IssuePossible CauseSolution
Container not foundWrong container name or container deletedVerify the container exists in the storage account and the name matches exactly
No files listed in a containerAll files have unsupported extensions, or a prefix filter is too restrictiveClear the prefix filter; confirm the container has .csv, .tsv, .json, .parquet, .xlsx, or .xls files
Preview shows "No data found" for an Excel fileWrong sheet name, or the file is .xls but engine mismatchLeave Sheet name blank to use the first sheet, or verify the sheet name spelling
File contains no valid workbook part.xls file processed with the .xlsx engineFixed in current version — Crestone selects the engine (xlrd vs openpyxl) based on the file extension automatically
Job execution fails after a successful previewDestination connector reading the extracted file as CSV instead of ParquetFixed in current version — destination connectors detect .parquet files written by Azure Storage extraction and read them accordingly
invalid utf-8 sequence during upload to a SQL destinationDestination tried to parse a Parquet file as CSVSame fix as above; ensure you're running the current version of the backend
Authentication failed on Test ConnectionWrong account name or keyRe-copy the Account Key from Azure Portal → Storage Account → Access keys (key1 or key2)

Required Permissions

The Azure Storage account key used by Crestone grants full read/write access to the storage account by default (it is a master key, not a scoped credential). For source extraction, Crestone only performs read operations (list_containers, list_blobs, download_blob).

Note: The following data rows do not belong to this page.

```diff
@@ -1249,11 +1258,26 @@
 		p.tileList = s->orderedList;
 	}
 	else HIPCHK(hipMemsetAsync(s->work + 128, 0, 128 * sizeof(uint32_t), st));
+	const int flatMode = (s->stats || RTX_DBG) ? 0 : s->knobs.flatTiles;
+	bool flat = flatMode == 2 || (flatMode == 1 && s->plain && !s->analytic && p.tileList == s->orderedList);
+	if (flat && p.tileList != s->orderedList) {
+		HIPCHK(hipMemcpyAsync(s->orderedList, tq->list, (16 + (size_t)tq->listed) * sizeof(uint32_t), hipMemcpyDeviceToDevice, st));
+		p.tileList = s->orderedList;
+	}
+	s->flatLaunched = flat;
 	tq->costValid = true;
 	uint32_t blocks = (uint32_t)s->blocksPass1;
 	const uint32_t wavesNeeded = (p.nTiles + 3) / 4;
 	if (blocks > wavesNeeded) blocks = wavesNeeded ? wavesNeeded : 1;
 	if ((rc = stamp(s, 0, st))) return rc;
+	if (flat) {
+		const uint32_t flatBlocks = (tq->listed + 4 * kFlatPerWave - 1) / (4 * kFlatPerWave);
+		s->flatSet ^= 1u;
+		FlatRect seen;
+		meshTileRect(s, p.tilesXFull, (p.view.height + 7) / 8, seen.r);
+		hipLaunchKernelGGL(rtxFlatTileKernel, dim3(flatBlocks ? flatBlocks : 1), dim3(256), 0, st, p, s->orderedList.get(), s->flatFlag.get(), s->flatCounts.get(),
+		                   (uint32_t)flatMode, s->flatSet, (p.view.height + 7) / 8, seen);
+	}
 	hipLaunchKernelGGL(pass1Kernel(variantOf(s)), dim3(blocks), dim3(256), 0, st, p);
 	HIPCHK(hipGetLastError());
 	if ((rc = stamp(s, 0, st))) return rc;
@@ -1466,6 +1490,7 @@
 	else if (n == "trace_reorder") k.traceReorder = value < 0 ? -1 : (value != 0 ? 1 : 0);
 	else if (n == "trace_key_origin_first") k.traceOriginFirst = value != 0 ? 1 : 0;
 	else if (n == "occluded_scene_order") k.occludedSceneOrder = value != 0 ? 1 : 0;
+	else if (n == "flat_tiles") k.flatTiles = value >= 2 ? 2 : (value >= 1 ? 1 : 0);
 	else if (n == "prune_boxes") {
 		k.pruneBoxes = value < 0 ? -1 : (value != 0 ? 1 : 0);
 		chooseBoxPrune(s);
@@ -1473,6 +1498,17 @@
 		for (auto& b : s->rayOccludedBlocks) b[0] = b[1] = 0;
 	}
 	else return fail(RTX_ERR_ARG, "unknown knob: " + n);
+	return RTX_OK;
+}
+
+int rtx_flat_tiles_read(rtx_scene* s, uint32_t* out3)
+{
+	if (!s || !out3) return fail(RTX_ERR_ARG, "scene/out is NULL");
+	out3[0] = out3[1] = out3[2] = 0;
+	if (!s->flatLaunched || !s->flatCounts) return RTX_OK;
+	HIPCHK(hipSetDevice(s->device));
+	HIPCHK(hipDeviceSynchronize());
+	HIPCHK(hipMemcpy(out3, s->flatCounts + 3 * s->flatSet, 3 * sizeof(uint32_t), hipMemcpyDeviceToHost));
 	return RTX_OK;
 }
 
diff --git a/rendering_amd/csrc/rtx_flat.hip b/rendering_amd/csrc/rtx_flat.hip
--- /dev/null
+++ b/rendering_amd/csrc/rtx_flat.hip
@@ -0,0 +1,188 @@
+
+namespace {
+
+constexpr uint32_t kFlatDone = 0xffffffffu;
+constexpr uint32_t kFlatPerWave = 16;
+constexpr uint32_t kFlatTryTicks = 4000u;
+struct FlatRect { uint32_t r[4]; };
+
+__device__ __forceinline__ bool flatTrace(const Params& P, bool active, bool shadow, V3 o, V3 d, float tmax, int& hobj, float& ht)
+{
+	hobj = -1; ht = tmax;
+	const float ix = 1 / d.x, iy = 1 / d.y, iz = 1 / d.z;
+	const bool sx = ix < 0, sy = iy < 0, sz = iz < 0;
+	bool live = active;
+	const uint32_t nObj = uni(P.nObjects);
+	for (uint32_t oi = 0; oi < nObj; oi = uni(oi + 1)) {
+		const Object* ob = uni(P.objects + oi);
+		const u32x16 rec = sload16(ob);
+		const int type = (int)rec[0];
+		const int mat = (int)rec[1];
+		const bool consider = live && !(shadow && mat == 2);
+		if (ballot(consider) == 0) continue;
+		if (type == 3) {
+			const u32x16 rec2 = sload16((const char*)ob + 64);
+			const uint32_t mflags = rec2[13];
+			bool pending = consider;
+			if ((mflags & 1u) != 0) {
+				const float xlo = (F(rec2[2]) - o.x) * ix, xhi = (F(rec2[3]) - o.x) * ix, ylo = (F(rec2[4]) - o.y) * iy, yhi = (F(rec2[5]) - o.y) * iy;
+				const float zlo = (F(rec2[6]) - o.z) * iz, zhi = (F(rec2[7]) - o.z) * iz;
+				float tmin = sx ? xhi : xlo, tmx = sx ? xlo : xhi;
+				const float tymin = sy ? yhi : ylo, tymax = sy ? ylo : yhi;
+				bool fail = (tmin > tymax) || (tymin > tmx);
+				if (tymin > tmin) tmin = tymin;
+				if (tymax < tmx) tmx = tymax;
+				const float tzmin = sz ? zhi : zlo, tzmax = sz ? zlo : zhi;
+				fail = fail || (tmin > tzmax) || (tzmin > tmx);
+				pending = consider && !fail;
+			}
+			if (ballot(pending) != 0) return false;
+		}
+		else {
+			const V3 c = mk(F(rec[2]), F(rec[3]), F(rec[4]));
+			float t0 = kFltMax; bool hit;
+			if (type == 1) {
+				const float r2 = F(rec[5]);
+				const V3 L = c - o;
+				const float tca = dot(L, d);
+				const float d2 = dot(L, L) - tca * tca;
+				hit = !(d2 > r2);
+				const float thc = __builtin_sqrtf(r2 - d2);
+				t0 = tca - thc;
+				const float t1 = tca + thc;
+				if (t0 < 0) t0 = t1;
+				if (t0 < 0) hit = false;
+			}
+			else {
+				const V3 n = mk(F(rec[6]), F(rec[7]), F(rec[8]));
+				const float denom = dot(d, n);
+				hit = !(fabsf(denom) < RTX_EPS8);
+				t0 = dot(c - o, n) / denom;
+				hit = hit && (t0 >= 0);
+			}
+			if (consider && hit && t0 < ht) { hobj = (int)oi; ht = t0; }
+		}
+		live = live && !(shadow && hobj >= 0);
+	}
+	return true;
+}
+
+__device__ __forceinline__ bool flatTile(const Params& P, bool valid, V3 o, V3 d, V3& col)
+{
+	col = mk(0, 0, 0);
+	if (0 > P.view.maxDepth) { if (valid) col = skyColor(P, d); return true; }
+	int hobj; float ht;
+	if (!flatTrace(P, valid, false, o, d, kFltMax, hobj, ht)) return false;
+	const bool shaded = valid && hobj >= 0;
+	if (valid && hobj < 0) col = skyColor(P, d);
+	if (ballot(shaded) == 0) return true;
+	const V3 Ph = o + d * ht;
+	V3 N = mk(0, 0, 0), objColor = mk(0, 0, 0);
+	for (uint64_t rem = ballot(shaded); rem != 0;) {
+		const int o0 = __builtin_amdgcn_readlane(hobj, __builtin_ctzll(rem));
+		const Object* ob = uni(P.objects + o0);
+		const u32x16 a = sload16(ob);
+		if ((int)a[1] != 0) return false;
+		const bool mine = shaded && hobj == o0;
+		if (mine) {
+			objColor = mk(F(a[10]), F(a[11]), F(a[12]));
+			if ((int)a[0] == 1) N = normalized(Ph - mk(F(a[2]), F(a[3]), F(a[4])));
+			else N = mk(F(a[6]), F(a[7]), F(a[8]));
+		}
+		rem &= ~ballot(mine);
+	}
+	V3 diff = mk(0, 0, 0);
+	const uint32_t nLights = uni(P.nLights);
+	for (uint32_t li = 0; li < nLights; li = uni(li + 1)) {
+		const u32x16 w = sload16(P.lights + li);
+		const int lt = (int)w[0];
+		if (lt != 1 && lt != 2) return false;
+		const V3 lcol = mk(F(w[1]), F(w[2]), F(w[3]));
+		const float intensity = F(w[4]);
+		V3 L, I; float dist;
+		if (lt == 1) {
+			L = mk(F(w[5]), F(w[6]), F(w[7]));
+			I = lcol * intensity;
+			dist = kFltMax;
+		}
+		else {
+			const V3 lp = mk(F(w[8]), F(w[9]), F(w[10]));
+			V3 Lp = Ph - lp;
+			I = lcol * attenuation(intensity, len2(Lp));
+			L = normalized(Lp);
+			dist = length(Ph - lp);
+		}
+		const V3 nL = -L;
+		const bool moot = fmaxRef(0.f, dot(N, nL)) == 0.f;
+		int sobj; float st;
+		if (!flatTrace(P, shaded && !moot, true, Ph + N * P.view.bias, nL, dist, sobj, st)) return false;
+		const float vis = (sobj < 0) ? 1.0f : 0.0f;
+		const float c = vis * fmaxRef(0.f, dot(N, nL));
+		if (shaded) diff = diff + I * c;
+	}
+	if (shaded) col = objColor * diff;
+	return true;
+}
+
+}
+
+__global__ void __launch_bounds__(256) rtxFlatTileKernel(const Params P, uint32_t* __restrict__ list, uint8_t* __restrict__ flags, uint32_t* __restrict__ counts,
+                                                         uint32_t mode, uint32_t set, uint32_t tilesYFull, const FlatRect seen)
+{
+	const uint32_t lane = __lane_id();
+	const uint32_t wave = uni((blockIdx.x * blockDim.x + threadIdx.x) >> 6), nWaves = gridDim.x * (blockDim.x >> 6);
+	if (blockIdx.x == 0 && threadIdx.x < 3) counts[3 * (set ^ 1u) + threadIdx.x] = 0;
+	const u32x16 head = sload16(list);
+	uint32_t total = 0;
+	for (int q = 0; q < 8; ++q) total += head[8 + q];
+	uint32_t nTried = 0, nBailed = 0, nRendered = 0;
+	for (uint32_t first = 0; first < total; first = uni(first + kFlatPerWave * nWaves)) {
+		uint32_t at = 0, tile = kFlatDone, cell = 0;
+		bool cand = false;
+		const uint32_t g = first + lane * nWaves + wave;
+		if (lane < kFlatPerWave && g < total) {
+			uint32_t r = g;
+			for (int q = 0; q < 8; ++q) {
+				const uint32_t n = head[8 + q];
+				if (at == 0 && r < n) at = head[q] + r;
+				if (at == 0) r -= n;
+			}
+		}
+		if (at != 0) {
+			tile = list[at];
+			const uint32_t tx = tile & 0xffffu, ty = tile >> 16;
+			if (tile != kFlatDone && !(tile & (P.stripBit | 0x8000u)) && tx < P.tilesX && tx < P.tilesXFull && ty < tilesYFull) {
+				cell = ty * P.tilesXFull + tx;
+				const uint32_t f = flags[cell];
+				const bool inSeen = tx >= seen.r[0] && tx < seen.r[1] && ty >= seen.r[2] && ty < seen.r[3];
+				cand = mode == 2u || f == 1u || (f == 0u && !inSeen && P.tileCost[cell] <= kFlatTryTicks);
+			}
+		}
+		for (uint64_t rem = ballot(cand); rem != 0; rem &= rem - 1) {
+			const int src = __builtin_ctzll(rem);
+			const uint32_t t = (uint32_t)__builtin_amdgcn_readlane((int)tile, src), a = (uint32_t)__builtin_amdgcn_readlane((int)at, src);
+			const uint32_t c = (uint32_t)__builtin_amdgcn_readlane((int)cell, src);
+			const uint32_t x = (t & 0xffffu) * 8 + (lane & 7), y = (t >> 16) * 8 + (lane >> 3);
+			const bool valid = x < P.view.width - 1 && y < P.view.height - 1 && y >= P.rowBegin && y < P.rowEnd && rowRendered(P, y);
+			nTried++;
+			if (ballot(valid) == 0) { nRendered++; if (lane == 0) list[a] = kFlatDone; continue; }
+			const unsigned long long t0 = wall_clock64();
+			V3 o, d, col;
+			primaryRay(P, (float)x + 0.5f, (float)y + 0.5f, o, d);
+			const bool done = flatTile(P, valid, o, d, col);
+			if (!done) { nBailed++; if (lane == 0) flags[c] = 2; continue; }
+			nRendered++;
+			if (valid) {
+				float* px = P.fb + ((size_t)y * P.view.width + x) * 3;
+				px[0] = col.x; px[1] = col.y; px[2] = col.z;
+			}
+			const unsigned long long dt = wall_clock64() - t0;
+			if (lane == 0) {
+				P.tileCost[c] = dt > 0xffffffffull ? 0xffffffffu : (uint32_t)dt;
+				flags[c] = 1;
+				list[a] = kFlatDone;
+			}
+		}
+	}
+	if (lane == 0 && nTried) { atomicAdd(counts + 3 * set, nTried); atomicAdd(counts + 3 * set + 1, nBailed); atomicAdd(counts + 3 * set + 2, nRendered); }
+}
```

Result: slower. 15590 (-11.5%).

If you want to limit Crestone's access to read-only on specific containers, use a Shared Access Signature (SAS) instead of the account key, scoped to:

  • Allowed services: Blob
  • Allowed resource types: Container, Object
  • Allowed permissions: Read, List

Note: SAS tokens are not currently supported by the Crestone Azure Storage connector — only account name + account key authentication is supported. If you need scoped access, create a dedicated storage account for the data Crestone will extract.